+++ SOURCE MATERIAL

+  __shared__ unsigned long long s_live[4][ROWS + 1], s_dead[4][ROWS + 1];
+  const int wv = threadIdx.x >> 6, lane = threadIdx.x & 63;
+  const long long r0 = ((long long)blockIdx.x * 4 + wv) * R;
+  if (r0 >= n_reads) return;
+  const int nr = n_reads - r0 < R ? (int)(n_reads - r0) : R;
+  long long lo = 0, hi = 0;
+  if (lane < nr) {
+    lo = read_off[r0 + lane];
+    hi = read_off[r0 + lane + 1];
+  }
+  const long long t0 = mask_wave_same(__shfl(lo, 0, 64)), t1 = mask_wave_same(__shfl(hi, nr - 1, 64));
+  unsigned long long mine = 0;
+  bool hit = false;
+  for (long long base = t0 & ~3ll; base < t1; base += CH) {
+    const int own_lo = t0 > base ? (int)(t0 - base) : 0, own_hi = t1 - base < CH ? (int)(t1 - base) : CH;
+    int v[ROWS];
 #pragma unroll
-  for (int j = 0; j < READS_PER_WAVE; ++j) {
-    a[j] = __shfl(off_l, j, 64);
-    b[j] = rbase + j < n_reads ? __shfl(off_l, j + 1, 64) : a[j];
-  }
+    for (int i = 0; i < ROWS; ++i) v[i] = i * 64 + lane < own_hi ? tok_node[base + i * 64 + lane] : -1;
+    bool ask[ROWS];
+    unsigned char a[ROWS];
 #pragma unroll
-  for (int j = 0; j < READS_PER_WAVE; ++j) v[j] = a[j] + lane < b[j] ? tok_node[a[j] + lane] : -1;
-  bool dead[READS_PER_WAVE];
+    for (int i = 0; i < ROWS; ++i) {
+      const int p = i * 64 + lane;
+      ask[i] = p >= own_lo && p < own_hi && v[i] >= 0;
+      a[i] = ask[i] ? node_alive[(unsigned int)v[i]] : (unsigned char)1;
+    }
+    unsigned long long row_live = 0, row_dead = 0;
 #pragma unroll
-  for (int j = 0; j < READS_PER_WAVE; ++j) dead[j] = v[j] >= 0 && !node_alive[v[j]];
-  unsigned long long mine = 0;
-#pragma unroll
-  for (int j = 0; j < READS_PER_WAVE; ++j) {
-    const unsigned long long m = __ballot(v[j] >= 0 && !dead[j]);
-    if (lane == j) mine = m;
-  }
-  if (lane < READS_PER_WAVE && rbase + lane < n_reads) win_mask[rbase + lane] = mine;
-#pragma unroll
-  for (int j = 0; j < READS_PER_WAVE; ++j) {
-    if (dead[j]) tok_node[a[j] + lane] = -2;
-    bool hit = dead[j];
-    for (long long t = a[j] + 64 + lane; t < b[j]; t += 64) {
-      const int n = tok_node[t];
-      if (n >= 0 && !node_alive[n]) {
-        tok_node[t] = -2;
-        hit = true;
+    for (int i = 0; i < ROWS; ++i) {
+      const bool d = ask[i] && !a[i];
+      const unsigned long long bl = __ballot(ask[i] && a[i]), bd = __ballot(d);
+      if (lane == i) {
+        row_live = bl;
+        row_dead = bd;
       }
-    }
-    if (__any(hit) && lane == 0) read_fix[rbase + j] = 1;
+      if (d) tok_node[base + i * 64 + lane] = -2;
+    }
+    if (lane <= ROWS) {
+      s_live[wv][lane] = row_live;
+      s_dead[wv][lane] = row_dead;
+    }
+    __builtin_amdgcn_fence(__ATOMIC_ACQ_REL, "wavefront");
+    __builtin_amdgcn_wave_barrier();
+    if (lane < nr) {
+      const unsigned int* live = reinterpret_cast<const unsigned int*>(s_live[wv]);
+      const unsigned int* dead = reinterpret_cast<const unsigned int*>(s_dead[wv]);
+      const int s = lo > base ? (lo - base < CH ? (int)(lo - base) : CH) : 0;
+      const int e = hi > base ? (hi - base < CH ? (int)(hi - base) : CH) : 0;
+      if (s < e) {
+        const int ws = s >> 5, we = (e - 1) >> 5;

++++++

**TASK TO COMPLETE:**
All the data above should be restated in full, exactly.

**REPLY TO THE TASK:**
+  __shared__ unsigned long long s_live[4][ROWS + 1], s_dead[4][ROWS + 1];
+  const int wv = threadIdx.x >> 6, lane = threadIdx.x & 63;
+  const long long r0 = ((long long)blockIdx.x * 4 + wv) * R;
+  if (r0 >= n_reads) return;
+  const int nr = n_reads - r0 < R ? (int)(n_reads - r0) : R;
+  long long lo = 0, hi = 0;
+  if (lane < nr) {
+    lo = read_off[r0 + lane];
+    hi = read_off[r0 + lane + 1];
+  }
+  const long long t0 = mask_wave_same(__shfl(lo, 0, 64)), t1 = mask_wave_same(__shfl(hi, nr - 1, 64));
+  unsigned long long mine = 0;
+  bool hit = false;
+  for (long long base = t0 & ~3ll; base < t1; base += CH) {
+    const int own_lo = t0 > base ? (int)(t0 - base) : 0, own_hi = t1 - base < CH ? (int)(t1 - base) : CH;
+    int v[ROWS];
 #pragma unroll
-  for (int j = 0; j < READS_PER_WAVE; ++j) {
-    a[j] = __shfl(off_l, j, 64);
-    b[j] = rbase + j < n_reads ? __shfl(off_l, j + 1, 64) : a[j];
-  }
+    for (int i = 0; i < ROWS; ++i) v[i] = i * 64 + lane < own_hi ? tok_node[base + i * 64 + lane] : -1;
+    bool ask[ROWS];
+    unsigned char a[ROWS];
 #pragma unroll
-  for (int j = 0; j < READS_PER_WAVE; ++j) v[j] = a[j] + lane < b[j] ? tok_node[a[j] + lane] : -1;
-  bool dead[READS_PER_WAVE];
+    for (int i = 0; i < ROWS; ++i) {
+      const int p = i * 64 + lane;
+      ask[i] = p >= own_lo && p < own_hi && v[i] >= 0;
+      a[i] = ask[i] ? node_alive[(unsigned int)v[i]] : (unsigned char)1;
+    }
+    unsigned long long row_live = 0, row_dead = 0;
 #pragma unroll
-  for (int j = 0; j < READS_PER_WAVE; ++j) dead[j] = v[j] >= 0 && !node_alive[v[j]];
-  unsigned long long mine = 0;
-#pragma unroll
-  for (int j = 0; j < READS_PER_WAVE; ++j) {
-    const unsigned long long m = __ballot(v[j] >= 0 && !dead[j]);
-    if (lane == j) mine = m;
-  }
-  if (lane < READS_PER_WAVE && rbase + lane < n_reads) win_mask[rbase + lane] = mine;
-#pragma unroll
-  for (int j = 0; j < READS_PER_WAVE; ++j) {
-    if (dead[j]) tok_node[a[j] + lane] = -2;
-    bool hit = dead[j];
-    for (long long t = a[j] + 64 + lane; t < b[j]; t += 64) {
-      const int n = tok_node[t];
-      if (n >= 0 && !node_alive[n]) {
-        tok_node[t] = -2;
-        hit = true;
+    for (int i = 0; i < ROWS; ++i) {
+      const bool d = ask[i] && !a[i];
+      const unsigned long long bl = __ballot(ask[i] && a[i]), bd = __ballot(d);
+      if (lane == i) {
+        row_live = bl;
+        row_dead = bd;
       }
-    }
-    if (__any(hit) && lane == 0) read_fix[rbase + j] = 1;
+      if (d) tok_node[base + i * 64 + lane] = -2;
+    }
+    if (lane <= ROWS) {
+      s_live[wv][lane] = row_live;
+      s_dead[wv][lane] = row_dead;
+    }
+    __builtin_amdgcn_fence(__ATOMIC_ACQ_REL, "wavefront");
+    __builtin_amdgcn_wave_barrier();
+    if (lane < nr) {
+      const unsigned int* live = reinterpret_cast<const unsigned int*>(s_live[wv]);
+      const unsigned int* dead = reinterpret_cast<const unsigned int*>(s_dead[wv]);
+      const int s = lo > base ? (lo - base < CH ? (int)(lo - base) : CH) : 0;
+      const int e = hi > base ? (hi - base < CH ? (int)(hi - base) : CH) : 0;
+      if (s < e) {
+        const int ws = s >> 5, we = (e - 1) >> 5;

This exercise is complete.